On the eve of its 120-year anniversary, Rolls-Royce is evolving into the very model of a 21st Century company. PRIVATE EDITION spoke exclusively to CEO Torsten Müller-Ötvös about electric motoring, hot weather testing, changing clientele and the advent of the Private Office.
Rolls-Royce

“Would Sir Henry Royce be proud of what we’re doing here?”

Over a cup of coffee at Daytona’s showroom in Melrose Arch, Johannesburg, Rolls-Royce Motor Cars’ Chief Executive Officer, Torsten Müller-Ötvös asks the entirely relevant question. The 120-year old company, the apogee of all that is luxurious, is confronting arguably the most significant evolution in its history. November 2023 will see the launch of the marque’s first all-electric car, the Spectre, a model that presages the company’s all-electric future by 2030. These are disruptive times.

It’s a future Müller-Ötvös apparently relishes. “It’s an honour – and I still feel the honour even after fourteen years – to work for this great British institution; the world’s best-known luxury brand.” Still, his position comes with enormous responsibility – “a positive burden” as he puts it – to continuously take the best and make it better. As it turns out it’s also a golden opportunity. To be brave, to grow the brand and continue developing new markets.

But first, Spectre, the all-important electric car. Müller-Ötvös is in South Africa with the Rolls-Royce engineering team to carry out hot-weather testing on the prototypes of the luxury brand’s much-anticipated entry into the electric arena. “While it’s not yet the finished product, I can assure you that Spectre already represents a new benchmark of excellence in the automotive space, living up to my promise that it will be a Rolls-Royce first and an electric car second.”

Intriguingly, if Spectre is thoroughly modern, the genesis of the idea dates back to the turn of the last century. In April 1900, Rolls-Royce co-founder Charles Rolls prophesied in The Motor-Car Journal that automotive electrification would one day be a reality.
“The electric car is perfectly noiseless and clean. There is no smell or vibration, and they should become very useful when fixed charging stations can be arranged.”

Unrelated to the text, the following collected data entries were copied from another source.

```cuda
struct BnBwdApplyArgs {
    const void* g; int ldg, gcoff;
    const void* x; int ldx, xcoff;
    Plane pl; int C;
    const double* xsum; const double* xsq; int xstride; StatTab xtab;
    const double* s1; const double* s2; int sstride, scoff;
    const float* gamma; float eps;
    void* out; int ldo;
    float* dbeta; float* dgamma;
    unsigned* amax;
};

constexpr int bn_apply_rows(int prec) { return prec ? 128 : 64; }
template <int PREC>
static __global__ __launch_bounds__(256) void bn_bwd_apply_kernel(const BnBwdApplyArgs a) {
    using XT = act_t<PREC>;
    using GT = grd_t<PREC>;
    constexpr int E = 16 / GT::size;
    constexpr int RPW = bn_apply_rows(PREC);
    static_assert(GT::size == XT::size, "one slot geometry");
// ... 379 lines not shown
```

### smg-multimodal-grasping_amd/csrc/engine.h

```cpp
#pragma once
#include <hip/hip_runtime.h>

#include <algorithm>
#include <cmath>
#include <cstdio>
#include <cstdlib>
#include <cstring>
#include <string>
#include <type_traits>
#include <vector>

#include "../../include/smg_hip.h"
#include "elem.cuh"
#include "scene.cuh"
#include "gemm.cuh"
#include "halo.cuh"
#include "ws.cuh"
#include "wsw.cuh"
#include "plan.h"

using namespace smg;

int smg_fail(int code, const std::string& msg);
static inline int fail(int code, const std::string& msg) { return smg_fail(code, msg); }
// ... 69 lines not shown
    int max_pack = 0;
    float* asc = nullptr; ActScaleDesc* d_asc = nullptr; int n_asc = 0;
    unsigned* gamax = nullptr; int64_t gamax_words = 0;
    float* stab = nullptr; int64_t stab_floats = 0;
    int64_t sx_tab[4] = {}, sb_tab[4][24] = {}, sf_tab = 0;
    BnUpdDesc* d_bnupd = nullptr;
    bool have_fwd = false; int f_trunk = 0, f_head = 0, f_streams = 0, f_pairs = 0;
    bool bw_phase0_done = false;
    bool f_dense_dq = false;
    int head_bwd = 0;
    bool f_stem1 = false;
    int* d_stream_image = nullptr; int* d_stream_rot = nullptr; int* d_pair_a = nullptr; int* d_pair_b = nullptr;
    int* d_seq_t = nullptr; int* d_seq_h = nullptr; int* d_user_ptr = nullptr; int* d_user_pair = nullptr; int* d_user_slot = nullptr;
    float* d_affine = nullptr;
    float* scene_val = nullptr; int* scene_idx = nullptr; int scene_tiles = 0;
    int* d_stage = nullptr; int* h_stage[2] = {}; hipEvent_t ev_stage[2] = {}; int stage_ints = 0, stage_turn = 0;
    int so_image = 0, so_rot = 0, so_pa = 0, so_pb = 0, so_seq_t = 0, so_seq_h = 0, so_uptr = 0, so_upair = 0, so_uslot = 0, so_aff = 0, so_ma = 0, so_mb = 0, so_adam = 0;
    bool capturing = false; int* h_stage_g = nullptr; hipEvent_t ev_graph = nullptr, ev_gin = nullptr; hipStream_t gstream = nullptr; struct StepGraph* step_graph = nullptr;
    int64_t workspace_bytes = 0;
    int n_cu = 256;
    int prec = 0;
    bool serialize = false;
    bool deterministic = false;
    bool generic3x3 = false, generic_c1 = false, generic_w1 = false;
    int dbg_stop = -1;
    float* dbg_gsnap = nullptr; int64_t dbg_gsnap_floats = 0;
    bool prof = false; std::vector<ProfRec> recs; std::vector<hipEvent_t> ev_pool;
    double prof_ms[5][K_COUNT] = {}; int64_t prof_n[5][K_COUNT] = {}; double prof_flops[5][K_COUNT] = {}; double prof_bytes[5][K_COUNT] = {}; int prof_stage = -1;
    int launch_rc = 0;
};

static Plane make_plane(int H, int W) {
    Plane p; p.H = H; p.W = W; p.HW = H * W;
    const int g = p.HW >= 8192 ? 128 : 64;
    p.HWp = (p.HW + g - 1) / g * g;
    return p;
}

template <class T>
static int dev_alloc(smg_engine* e, T** out, int64_t count) {
    void* p = nullptr;
    hipError_t err = hipMalloc(&p, (size_t)count * sizeof(T));
    if (err != hipSuccess) return fail(-12, std::string("hipMalloc ") + std::to_string(count * sizeof(T)) + " B: " + hipGetErrorString(err));
    e->workspace_bytes += count * (int64_t)sizeof(T);
    *out = (T*)p;
    return 0;
}
#define ALLOC(ptr, count) do { int _r = dev_alloc(e, &(ptr), (count)); if (_r) return _r; } while (0)

static hipEvent_t prof_event(smg_engine* e) {
    if (!e->ev_pool.empty()) { hipEvent_t ev = e->ev_pool.back(); e->ev_pool.pop_back(); return ev; }
    hipEvent_t ev; (void)hipEventCreate(&ev); return ev;
}
// ... 184 lines not shown
```

### smg-multimodal-grasping_amd/csrc/engine.hip

```cpp
#include "engine.h"

static thread_local std::string g_err;
int smg_fail(int code, const std::string& msg) { g_err = msg; return code; }
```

For Müller-Ötvös, being instrumental in fulfilling this prophecy is a major achievement. Spectre, he says, will be a huge success globally, gauging by feedback and a healthy pre-order book. Much of the hard work was done by the design team who, everyone agrees, did a superb job on the fabulous fastback coupe body. The sloping rear is particularly effective, harking back to the golden era of luxury boats, even as it is brave and entirely contemporary. The car will also offer the first major update of Charles Robinson Sykes’ Spirit of Ecstasy in years; Eleanor Thornton’s famed figure will lean into the breeze, her trademark ‘wings’ made to better resemble the cloak she is actually wearing. And electric? Müller-Ötvös believes the world and South Africa is ready for it. Charging will mostly happen at client homes and office buildings, and Rolls-Royce will include home stations in the purchase of the car. The vehicle’s range of 520km is more than sufficient, he says.

Spectre’s launch underlines a shift in focus for Rolls-Royce as a brand, emphasising new markets, creative ways of selling and innovative marketing strategies.

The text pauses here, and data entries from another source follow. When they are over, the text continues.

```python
@torch.no_grad()
def run_slices(model, vol, sup_imgs, sup_masks, zs, device, out=None, batch=1, mix_parts=True):
    if out is None:
        out = torch.zeros((len(zs), vol.shape[-1], vol.shape[-1]), dtype=torch.uint8, device=device)
    return out, _slices_loop(model, vol, sup_imgs, sup_masks, zs, device, out, None, batch, mix_parts, None)


def _slices_loop(model, vol, sup_imgs, sup_masks, zs, device, out, buf, batch, mix_parts, sink):
    n, S = vol.shape[0], vol.shape[-1]
    stats = [0] * len(zs)
    inputs = {}

    def part_input(part, q):
        if part not in inputs:
            inputs[part] = InputFactory.create_input(TYPE_ALPNET, q, support_images=[sup_imgs[part]],
                                                     support_labels=[sup_masks[part]], isval=True, val_wsize=2)
        return inputs[part]
    i = 0
    while i < len(zs):
        part = part_assign(zs[i], n)
        j = i
        while j < len(zs) and j - i < batch and (mix_parts and batch > 1 or part_assign(zs[j], n) == part):
            j += 1
        idx = torch.tensor(zs[i:j], device=device)
        q = vol[idx][:, None].expand(j - i, 3, S, S).contiguous()
        if batch == 1:
            res = [model(q, part_input(part, q), degrees_rotate=0)]
            st = [model.last_stats]
        else:
            runs = []
            for z in zs[i:j]:
                pz = part_assign(z, n)
                if runs and runs[-1][0] == pz:
                    runs[-1][1] += 1
                else:
                    runs.append([pz, 1])
            cin = part_input(part, q) if len(runs) == 1 else [(part_input(pz, q), cnt) for pz, cnt in runs]
            res = model.forward_batch(q, cin)
            st = model.last_stats.get("per_slice", [model.last_stats])
        dst = _batch_dst(out, buf, i, j)
        for k, (pred, scores) in enumerate(res):
            if pred.shape[-1] == S:
                dst[k].copy_(pred)
            else:
                dst[k].zero_()
            stats[i + k] = st[k].get("n_prompts", 0) if k < len(st) else 0
        if sink is not None:
            sink(i, j, dst)
        i = j
    return stats


@torch.no_grad()
def run_slices_classes(model, vol, sup_imgs, sup_masks_per_part, zs, device, batch=16, out=None):
    if out is None:
        out = torch.zeros((len(zs), len(sup_masks_per_part[0]), vol.shape[-1], vol.shape[-1]), dtype=torch.uint8, device=device)
    return out, _slices_classes_loop(model, vol, sup_imgs, sup_masks_per_part, zs, device, batch, out, None, None)


def _collect_classes(model, res, dst, stats, i):
    for k, per_class in enumerate(res):
        for c, (mask, _) in enumerate(per_class):
            if mask.data_ptr() != dst[k, c].data_ptr():
                dst[k, c].copy_(mask)
    for (k, _) in model.last_stats.get("prompt", {}):
        stats[i + k] += 1


def _slices_classes_loop(model, vol, sup_imgs, sup_masks_per_part, zs, device, batch, out, buf, sink):
    n, S = vol.shape[0], vol.shape[-1]
    stats = [0] * len(zs)
    i = 0
    while i < len(zs):
        part = part_assign(zs[i], n)
        j = i
        while j < len(zs) and j - i < batch and part_assign(zs[j], n) == part:
            j += 1
        idx = torch.tensor(zs[i:j], device=device)
# ... 208 lines not shown
```

Before: 168.3.

## Fuse bilinear resize into minmax and patchify; write batch masks in place

Removes the separate bilinear upsample of the query images to SAM resolution, which wrote a full-size float intermediate. The min/max and patchify kernels now interpolate on the fly. forward_batch also gains an out buffer so the runner's uint8 destination is filled directly, avoiding the per-slice float mask plus copy. The host sync that pulls scores back is moved after post-processing and skipped when there are no prompts. The cost is recomputing bilinear taps in both minmax and patchify.

```diff
diff --git a/include/protosam_hip.h b/include/protosam_hip.h
--- a/include/protosam_hip.h
+++ b/include/protosam_hip.h
@@ -79,6 +79,9 @@
 int psam_minmax(const float* x, int B, long long n_per_img, void* mm, void* stream);
 int psam_sam_patchify(const float* img, const void* mm, int B, int S, int P, const float* mean3, const float* std3,
                       int quantise, void* out, void* u8out, void* stream);
+int psam_minmax_resized(const float* x, int B, int C, int IH, int IW, int OH, int OW, void* mm, void* stream);
+int psam_sam_patchify_resized(const float* img, const void* mm, int B, int IH, int IW, int S, int P, const float* mean3,
+                              const float* std3, int quantise, void* out, void* u8out, void* stream);
 int psam_normalize_chw(const void* x, int in_u8, int B, long long plane, const float* mean3, const float* std3,
                        float* y, void* stream);
 int psam_im2col3x3(const void* in, int B, int H, int W, int C, void* out, void* stream);
diff --git a/protosam_amd/_lib.py b/protosam_amd/_lib.py
--- a/protosam_amd/_lib.py
+++ b/protosam_amd/_lib.py
@@ -100,6 +100,9 @@
     "psam_ccl_batch": [c_void_p, c_void_p, c_longlong, c_int, c_int, c_int, c_int] + [c_void_p] * 9 + [c_void_p],
     "psam_sam_patchify": [c_void_p, c_void_p, c_int, c_int, c_int, ctypes.POINTER(c_float), ctypes.POINTER(c_float),
                           c_int, c_void_p, c_void_p, c_void_p],
+    "psam_minmax_resized": [c_void_p] + [c_int] * 6 + [c_void_p, c_void_p],
+    "psam_sam_patchify_resized": [c_void_p, c_void_p] + [c_int] * 5 + [ctypes.POINTER(c_float), ctypes.POINTER(c_float),
+                                                                     c_int, c_void_p, c_void_p, c_void_p],
 }
 
 _lib = None
diff --git a/protosam_amd/csrc/resample.hip b/protosam_amd/csrc/resample.hip
--- a/protosam_amd/csrc/resample.hip
+++ b/protosam_amd/csrc/resample.hip
@@ -214,8 +214,41 @@
   }
 }
 
-__global__ void sam_patchify_kernel(const float* __restrict__ img, const uint32_t* __restrict__ mm, int S, int P,
-                                    float m0, float m1, float m2, float s0, float s1, float s2, int quantise,
+__global__ __launch_bounds__(256) void minmax_resized_kernel(const float* __restrict__ x, int C, int IH, int IW, int OH,
+                                                             int OW, uint32_t* __restrict__ mm) {
+  const int b = blockIdx.z;
+  const int ox = blockIdx.x * blockDim.x + threadIdx.x;
+  const float sh = (float)IH / (float)OH, sw = (float)IW / (float)OW;
+  float lo = INFINITY, hi = -INFINITY;
+  if (ox < OW) {
+    const Lin lx = lin_src(ox, sw, IW);
+    for (int oy = blockIdx.y; oy < OH; oy += gridDim.y) {
+      const Lin ly = lin_src(oy, sh, IH);
+      for (int c = 0; c < C; ++c) {
+        const float v = bilerp(x + ((size_t)b * C + c) * IH * IW, IW, ly, lx);
+        lo = fminf(lo, v);
+        hi = fmaxf(hi, v);
+      }
+    }
+  }
+  lo = wave_min(lo);
+  hi = wave_max(hi);
+  __shared__ float red[2][4];
+  if ((threadIdx.x & 63) == 0) {
+    red[0][threadIdx.x >> 6] = lo;
+    red[1][threadIdx.x >> 6] = hi;
+  }
+  __syncthreads();
+  if (threadIdx.x == 0) {
+    lo = fminf(fminf(red[0][0], red[0][1]), fminf(red[0][2], red[0][3]));
+    hi = fmaxf(fmaxf(red[1][0], red[1][1]), fmaxf(red[1][2], red[1][3]));
+    atomicMin(&mm[2 * b], f2ord(lo));
+    atomicMax(&mm[2 * b + 1], f2ord(hi));
+  }
+}
+
+__global__ void sam_patchify_kernel(const float* __restrict__ img, const uint32_t* __restrict__ mm, int IH, int IW, int S,
+                                    int P, float m0, float m1, float m2, float s0, float s1, float s2, int quantise,
                                     half_t* __restrict__ out, uint8_t* __restrict__ u8out) {
   const int npw = S / P;
   const int patch = blockIdx.x, b = blockIdx.y;
@@ -223,11 +256,19 @@
   const float lo = ord2f(mm[2 * b]), hi = ord2f(mm[2 * b + 1]);
   const float rng = hi - lo;
   const int K = 3 * P * P;
+  const bool same = (IH == S && IW == S);
+  const float sh = (float)IH / (float)S, sw = (float)IW / (float)S;
   half_t* o = out + ((size_t)b * npw * npw + patch) * K;
   for (int k = threadIdx.x; k < K; k += blockDim.x) {
     int c = k / (P * P), r = k % (P * P);
     int y = py * P + r / P, x = px * P + r % P;
-    float v = img[(((size_t)b * 3 + c) * S + y) * S + x];
+    float v;
+    if (same) {
+      v = img[(((size_t)b * 3 + c) * S + y) * S + x];
+    } else {
+      Lin ly = lin_src(y, sh, IH), lx = lin_src(x, sw, IW);
+      v = bilerp(img + ((size_t)b * 3 + c) * IH * IW, IW, ly, lx);
+    }
     float q = (v - lo) / rng;
     if (quantise) {
       q = q * 255.0f;
@@ -250,12 +291,31 @@
   return psam_launch_status();
 }
 
+extern "C" int psam_minmax_resized(const float* x, int B, int C, int IH, int IW, int OH, int OW, void* mm, void* stream) {
+  if (B <= 0 || C <= 0 || IH <= 0 || IW <= 0 || OH <= 0 || OW <= 0) return PSAM_ERR_ARG;
+  hipStream_t s = (hipStream_t)stream;
+  hipLaunchKernelGGL(minmax_init_kernel, dim3((B + 63) / 64), dim3(64), 0, s, (uint32_t*)mm, B);
+  const int ny = OH < 32 ? OH : 32;
+  hipLaunchKernelGGL(minmax_resized_kernel, dim3((OW + 255) / 256, ny, B), dim3(256), 0, s, x, C, IH, IW, OH, OW,
+                     (uint32_t*)mm);
+  return psam_launch_status();
+}
+
+extern "C" int psam_sam_patchify_resized(const float* img, const void* mm, int B, int IH, int IW, int S, int P,
+                                         const float* mean3, const float* std3, int quantise, void* out, void* u8out,
+                                         void* stream);
 extern "C" int psam_sam_patchify(const float* img, const void* mm, int B, int S, int P, const float* mean3,
                                  const float* std3, int quantise, void* out, void* u8out, void* stream) {
-  if (B <= 0 || S <= 0 || P <= 0 || S % P || !mean3 || !std3) return PSAM_ERR_ARG;
+  return psam_sam_patchify_resized(img, mm, B, S, S, S, P, mean3, std3, quantise, out, u8out, stream);
+}
+
+extern "C" int psam_sam_patchify_resized(const float* img, const void* mm, int B, int IH, int IW, int S, int P,
+                                         const float* mean3, const float* std3, int quantise, void* out, void* u8out,
+                                         void* stream) {
+  if (B <= 0 || IH <= 0 || IW <= 0 || S <= 0 || P <= 0 || S % P || !mean3 || !std3) return PSAM_ERR_ARG;
   const int np = (S / P) * (S / P);
-  hipLaunchKernelGGL(sam_patchify_kernel, dim3(np, B), dim3(256), 0, (hipStream_t)stream, img, (const uint32_t*)mm, S,
-                     P, mean3[0], mean3[1], mean3[2], std3[0], std3[1], std3[2], quantise, (half_t*)out,
+  hipLaunchKernelGGL(sam_patchify_kernel, dim3(np, B), dim3(256), 0, (hipStream_t)stream, img, (const uint32_t*)mm, IH,
+                     IW, S, P, mean3[0], mean3[1], mean3[2], std3[0], std3[1], std3[2], quantise, (half_t*)out,
                      (uint8_t*)u8out);
   return psam_launch_status();
 }
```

Key to the strategy was a clear idea of who’d be buying Roll-Royce in the future. Müller-Ötvös interviewed private banks on what they thought future clients would be interested in. They forecasted much younger, more female, and increasingly casual clientele, and less inherited money. “It happened exactly as they forecasted,” Müller-Ötvös says.

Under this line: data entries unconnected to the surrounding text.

# ChuhanZhou/News_Recommendation_Model

Hardware: NVIDIA B200
Metric: train_impressions_per_sec (higher is better)
Workload: dtype f32 (pair products as 3 x bf16 tcgen05 MMAs, fp32 accumulate; meets the fp32 tolerances)

## Files before the change

include/nrm_b200.h:

```cpp
#ifndef NRM_B200_H
#define NRM_B200_H

#include <stddef.h>
#include <stdint.h>

#ifdef __cplusplus
extern "C" {
#endif

#define NRM_OK            0
#define NRM_EINVAL       -1
#define NRM_EWORKSPACE   -2
#define NRM_ECUDA        -3
#define NRM_EUNSUPPORTED -4

#define NRM_PRECISION_FP32 0
#define NRM_PRECISION_BF16 1
#define NRM_PRECISION_BF16X3 2

#define NRM_MODE_BN_BATCH_STATS 1
#define NRM_MODE_KEEP_FOR_BWD   2
#define NRM_MODE_EVAL           0
#define NRM_MODE_TRAIN          3

int         nrm_version(void);
const char* nrm_last_error(void);

unsigned long long nrm_launch_count(void);
void        nrm_timing_enable(int on);
int         nrm_timing_report(char* buf, size_t buf_bytes);
int         nrm_debug_umma_selftest(const float* a0, const float* a1, const float* b0, const float* b1,
                                    float* out, int mode, int split, void* stream);

int         nrm_debug_mma_microbench(long long* out, int variant, int reps, int nk, void* stream);

size_t      nrm_peer_ctx_bytes(void);
size_t      nrm_peer_stats_bytes(void);
int         nrm_peer_flag_words(void);
int         nrm_peer_preload(void);
int         nrm_adam_step_allreduce(float* param, float* exp_avg, float* exp_avg_sq, long long n, void* adam_state,
                                    const void* peer_ctx, void* ticket, void* stream);
int         nrm_loss_backward_sparse(const long long* user_id, int B, int C, const float* grad_loss, float* dlogits, long long delta_numel,
                                     long long* sparse_uid, float* sparse_val, const void* scratch, size_t scratch_bytes, void* stream);
int         nrm_peer_wait_consumed(const void* adam_state, const void* peer_ctx, void* stream);
int         nrm_peer_allsum_stats(const double* local, int which, double* out, const void* adam_state, const void* peer_ctx, void* stream);

int         nrm_debug_rsprof(long long* host_out64);
long long   nrm_debug_ws_field(int B, int H, int C, int mode, const char* name, long long* bytes);
int         nrm_debug_headprof(long long* host_out32);

int         nrm_layout_entries(void);
const char* nrm_layout_name(int i);
long long   nrm_layout_offset(int i);
long long   nrm_layout_numel(int i);
long long   nrm_layout_fixed_floats(void);

size_t nrm_workspace_bytes(int B, int H, int C, int mode);
size_t nrm_workspace_e_offset(int B, int H, int C, int mode);

int nrm_forward(const double* x_history, const double* x_target, long long x_target_batch_stride,
                const double* x_global, long long x_global_batch_stride,
                int B, int H, int C,
                const float* params, float* bn_running_mean, float* bn_running_var,
                long long* bn_num_batches_tracked,
                int mode, int precision,
                float* logits, void* workspace, size_t workspace_bytes, void* stream);

int nrm_forward_encoder(const double* x_history, const double* x_target, long long x_target_batch_stride,
                        const double* x_global, long long x_global_batch_stride,
                        int B, int H, int C, const float* params, int mode, int precision,
                        double* bn_sums, void* workspace, size_t workspace_bytes, void* stream);
int nrm_forward_head(int B, int H, int C, const float* params, float* bn_running_mean, float* bn_running_var,
                     long long* bn_num_batches_tracked, int mode, int precision,
                     const double* bn_sums, long long bn_global_rows,
                     float* logits, void* workspace, size_t workspace_bytes, void* stream);

int nrm_backward(const double* x_history, const double* x_target, long long x_target_batch_stride,
                 const double* x_global, long long x_global_batch_stride,
                 int B, int H, int C, const float* params, int mode, int precision,
                 const float* dlogits, float* grads,
                 void* workspace, size_t workspace_bytes, void* stream);
int nrm_backward_head(int B, int H, int C, const float* params, int precision, const float* dlogits, float* grads,
                      double* bn_bwd_sums, void* workspace, size_t workspace_bytes, void* stream);
int nrm_backward_head_deferred(int B, int H, int C, const float* params, int precision, const float* dlogits, float* grads,
                               double* bn_bwd_sums, void* workspace, size_t workspace_bytes, void* stream);
int nrm_backward_encoder(const double* x_history, const double* x_target, long long x_target_batch_stride,
                         const double* x_global, long long x_global_batch_stride,
                         int B, int H, int C, const float* params, int mode, int precision,
                         const double* bn_bwd_sums, long long bn_global_rows, float* grads,
                         void* workspace, size_t workspace_bytes, void* stream);
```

“When I arrived, 80% of our clients used the car as a chauffeuring car. Now, it’s exactly the other way around – 80% of our clients drive the car themselves, because they’re far younger. We have very successfully rejuvenated the brand. It sounds easy, but the average age was 56 when I arrived. Now it’s 42.”

How did they do it? Rolls-Royce became more approachable and started to emphasise the individualisation of every car. Starting with the Phantom in 2000, the company appealed to a younger market’s desire to own something truly bespoke; something that carries a personal story. Ordering luxury items off the shelf was no longer acceptable. It became about having something no one else had.
“We’ve invested massively in our bespoke capabilities,” says Müller-Ötvös, confident that no other luxury brand can deliver this on such levels.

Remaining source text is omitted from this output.